A fresh icing on an old cake, “law new” is a marketing term embraced by many startups and law firm subsidiaries augmenting traditional legal services. These new legal services providers (ALSPs) are more than tech-enabled business processes; they are transforming the industry. They are doing this by changing the paradigm of how law is delivered. They are moving from legacy legal delivery models that focus on providers’ self-congratulatory awards and profit preservation to one where they focus on customer impact that generates high net promoter scores.

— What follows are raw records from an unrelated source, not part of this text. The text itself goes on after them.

extern "C" const char *lc_last_error(void) { return g_err; }
extern "C" int lc_version(void) { return LC_VERSION; }
#ifndef LCS_BUILD_ID
#define LCS_BUILD_ID "unstamped"
#endif
extern "C" const char *lc_build_id(void) { return LCS_BUILD_ID; }

// ... 16 lines not shown
        lc_set_error("hipStreamCreate failed: %s", hipGetErrorString(e));
        delete c;
        return LC_EHIP;
    }
    c->stream = c->own_stream;
    c->n_cus = 256;
    {
        int n = 0;
        if (hipDeviceGetAttribute(&n, hipDeviceAttributeMultiprocessorCount, c->device) == hipSuccess && n > 0) c->n_cus = n;
        else (void)hipGetLastError();
    }
    c->lds_tiles = 3;
    if (const char *ev = getenv("LCS_LDS_TILES")) c->lds_tiles = ev[0] == '0' ? 0 : (ev[0] == '2' ? 2 : (ev[0] == '1' ? 1 : 3));
    c->xcd_chunk_rows = 1;
    if (const char *ev = getenv("LCS_XCD_CHUNK_ROWS")) c->xcd_chunk_rows = atoi(ev) > 0 ? atoi(ev) : 0;
    c->xcd_split = -1;
    if (const char *ev = getenv("LCS_XCD_SPLIT")) c->xcd_split = atoi(ev) >= 0 ? atoi(ev) : -1;
    c->tile_order = -1;
    if (const char *ev = getenv("LCS_TILE_ORDER")) c->tile_order = (ev[0] >= '0' && ev[0] <= '3') ? ev[0] - '0' : -1;
    c->pole_blocks = 1;
    if (const char *ev = getenv("LCS_POLE_BLOCKS")) c->pole_blocks = ev[0] != '0';
    c->fir_prefilter = 1;
    if (const char *ev = getenv("LCS_FIR_PREFILTER")) c->fir_prefilter = ev[0] == '0' ? 0 : (ev[0] == '2' ? 2 : 1);
    c->fused_prefilter = 1;
    if (const char *ev = getenv("LCS_FUSED_PREFILTER")) c->fused_prefilter = ev[0] != '0';
    c->sigma_march = 2;
    if (const char *ev = getenv("LCS_SIGMA_MARCH")) c->sigma_march = ev[0] == '0' ? 0 : (ev[0] == '1' ? 1 : 2);
    c->level_chunk = -1;
    if (const char *ev = getenv("LCS_LEVEL_CHUNK")) c->level_chunk = atoi(ev) >= 0 ? atoi(ev) : -1;
    c->f64_fidelity = LC_F64_AUTO;
    if (const char *ev = getenv("LCS_F64_FIDELITY")) c->f64_fidelity = ev[0] == 'e' ? LC_F64_EXACT_ORDER : (ev[0] == 'f' ? LC_F64_FAST : LC_F64_AUTO);
    c->patch_mode = -1;
    if (const char *ev = getenv("LCS_PATCH_MODE")) c->patch_mode = (ev[0] >= '0' && ev[0] <= '3') ? ev[0] - '0' : -1;
    c->flag_reduce = nullptr;
    c->flag_reduce_user = nullptr;
    c->lds_tiles_init = c->lds_tiles;
    c->sigma_march_init = c->sigma_march;
    c->last_advect_kernel = "";
    c->last_advect_launches = 0;
    c->last_sigma_kernel = "";
    c->last_pack_kernel = "";
    c->last_tracer_kernel = "";
    c->last_strain_kernel = "";
    c->verify_dev = nullptr;
    c->trunc = nullptr;
    c->xfer = nullptr;
    c->host_ws = nullptr;
    c->host_cache = 1;
    if (const char *ev = getenv("LCS_HOST_CACHE")) c->host_cache = ev[0] != '0';
    c->host_timing = getenv("LCS_HOST_TIMING") != nullptr;
    for (double &m : c->host_marks) m = 0.0;
    c->host_pipeline = 1;
    if (const char *ev = getenv("LCS_HOST_PIPELINE")) c->host_pipeline = ev[0] != '0';
    c->f64_wg_tile = 0;
    if (const char *ev = getenv("LCS_F64_WG_TILE")) c->f64_wg_tile = ev[0] == '1';
    c->host_threads = -1;
    c->host_piece_mb = 0;
    if (const char *ev = getenv("LCS_HOST_THREADS")) c->host_threads = atoi(ev);
    if (const char *ev = getenv("LCS_HOST_PIECE_MB")) c->host_piece_mb = std::min(std::max(atoi(ev), 1), 256);
    *out = c;
    return LC_OK;
}

extern "C" int lc_ctx_set_lds_tiles(lc_ctx *ctx, int mode) {
    LC_REQUIRE(ctx, "lc_ctx_set_lds_tiles: null context");
    LC_REQUIRE(mode >= -1 && mode <= 2, "lc_ctx_set_lds_tiles: mode must be -1, 0, 1 or 2");
// ... 75 lines not shown
    a.row0 = 0;
    a.ny_global = ny;
    a.timestep = timestep;
    a.settls_order = K;
    a.interp_order = order;
    a.cyclic_x = cyclic_x;
    a.t0 = t0;
    a.nsteps = nsteps;
    a.n_members = 1;
    a.t0_stride = 0;
    a.x_out = x;
    a.y_out = y;
    a.traj_x = tx;
    a.traj_y = ty;
    return lc_advect_ex(ctx, &a);
}

static bool f64_exact_order(const lc_ctx *ctx, int dtype, int ny, int nx) {
    if (dtype != LC_F64) return false;
    return ctx->f64_fidelity == LC_F64_EXACT_ORDER ||
           (ctx->f64_fidelity == LC_F64_AUTO && (long long)ny * nx <= LC_EXACT_ORDER_MAX_SEEDS);
}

They are leveraging data-driven, agile, cost-effective, practical and solutions-based approaches to once-bespoke legal matters.
This shift is being fueled by two principal sources: 1) large-scale legal buyer activism; and 2) corporate Goliaths with the branding, capital, know-how, customer-centricity, data mastery, tech platforms, and agile, multidisciplinary workforces that can disrupt the old-school law-firm model. This combination will create a law-based environment that is collaborative, transparent, accessible, affordable, efficient, data-backed and solutions-based. It will replace the bespoke, adversarial, slow, expensive and risky approach that has plagued the legal industry for too long.
New law will also include a level of collaboration that can’t be mastered by a single person, function, enterprise or stakeholder group. This collaboration will be enabled by platforms that are secure repositories of legal knowledge, expertise and experience. They will empower legal functions and their cross-functional enterprise colleagues to be proactive in identifying, eradicating, mitigating or extinguishing risk, and to seize significant value opportunities. This will drive significant business value for the enterprise, avoid costly litigation, free-up management to focus on other business opportunities, and enable global business integration.
In addition to regulating the encomienda system, the New Laws established protections and rights for Native Americans that Spaniards did not have themselves. They prohibited encomienda grants from being passed on via inheritance, and established a fierce defense of indigenous peoples.
The next phase of law’s evolution is likely to involve the development and implementation of a technology platform that allows legal practitioners, “legal techies,” process/project managers, and data analysts to work collaboratively on real-world projects with customers or end users. This platform will allow them to share information, analyze legal and non-legal data, and provide insight on how to resolve complex issues in a timely fashion. It will be a key component of an overall strategy that is driven by the needs and expectations of customers and end users. This is the underlying principle that drove the creation of the original Codex. It will also guide the creation of the future of law.